在Intel Knights Corner和NVIDIA Kepler架构上OpenACC的性能可移植性分析 (Performance Portability Evaluation for OpenACC on Intel Knights Corner and NVIDIA Kepler)

OpenACC is a programming standard designed to simplify heterogeneous parallel programming by using directives. Since OpenACC can generate OpenCL and CUDA code, meanwhile running OpenCL on Intel Knight Corner is supported by CAPS HMPP compiler, it is attractive to using OpenACC on hardwares with different underlying microarchitectures. This paper studies how realistic it is to use a single OpenACC source code for a set of hardwares with different underlying micro-architectures. Intel Knight Corner and Nvidia Kepler products are the targets in the experiment, since they are with the latest architectures and have similar peak performance. Meanwhile CAPS OpenACC compiler is used to compile EPCC OpenACC benchmark suite, Stream and MaxFlops of SHOC benchmarks to access the peformance. To study the performance portability, roofline model and relative performance model are built by the data of experiments.

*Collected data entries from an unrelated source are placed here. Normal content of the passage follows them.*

# zhanwenchen/pbe

Hardware: AMD Instinct MI355X
Metric: 512x512 images/sec @50 PLMS steps scale=5 (higher is better)
Workload: dtype fp16; 1 GPU; BASELINE configs[1]: batch=4/GPU, 512x512, 50 PLMS steps (51 U-Net calls at batch 8), scale=5, fp16 activations + fp32 accumulate, name-seeded random-init U-Net + VAE + CLIP ViT-L/14 weights; the context-independent prefix of each guidance pair (first ResBlock + first self-attention) is evaluated once; per_gpu_batch=4, global_batch=4, plms_steps=50, parallelism=batch-sharded x1, no per-step collective

## Files before the change

### pbe_amd/csrc/attention.hip

```cpp
#include "common.h"
#include "../../include/pbe_hip.h"

struct AttnP {
    const h16* Q; const h16* K; const h16* VT; h16* O;
    int B, H, Nq, Nk, D;
    long q_bs, q_rs, k_bs, k_rs, vt_bs, vt_rs, o_bs, o_rs;
    float scale_log2e;
    int q_pre;
    int nqb;
#ifdef PBE_ATTN_STAMPS
    unsigned long long* stamps;
#endif
};

#define PBE_GLDS16(gsrc, ldst)                                                                     \
    __builtin_amdgcn_global_load_lds((const __attribute__((address_space(1))) void*)(gsrc),         \
                                     (__attribute__((address_space(3))) void*)(ldst), 16, 0, 0)

template <int DP>
struct AttnTile {
    static constexpr int KT = 64;
    static constexpr int DV = (DP + 31) / 32 * 32;
    static constexpr int DC = DP / 8;
    static constexpr int KR = DC | 1;
// ... 13 lines not shown
#endif
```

This paper shows that at most 82% performance compared with peak performance on Kepler and Knight Corner is achieved by specific benchmarks, but as the rise of arithmetic intensity the average performance is approximately 10%. And there is a big performance gap between Intel Knight Corner and Nvidia Kepler on several benchmarks. This study confirms that performance portability of OpenACC is related to the arithmetic intensity and a big performance gap still exsits in specific benchmarks between different hardware platforms.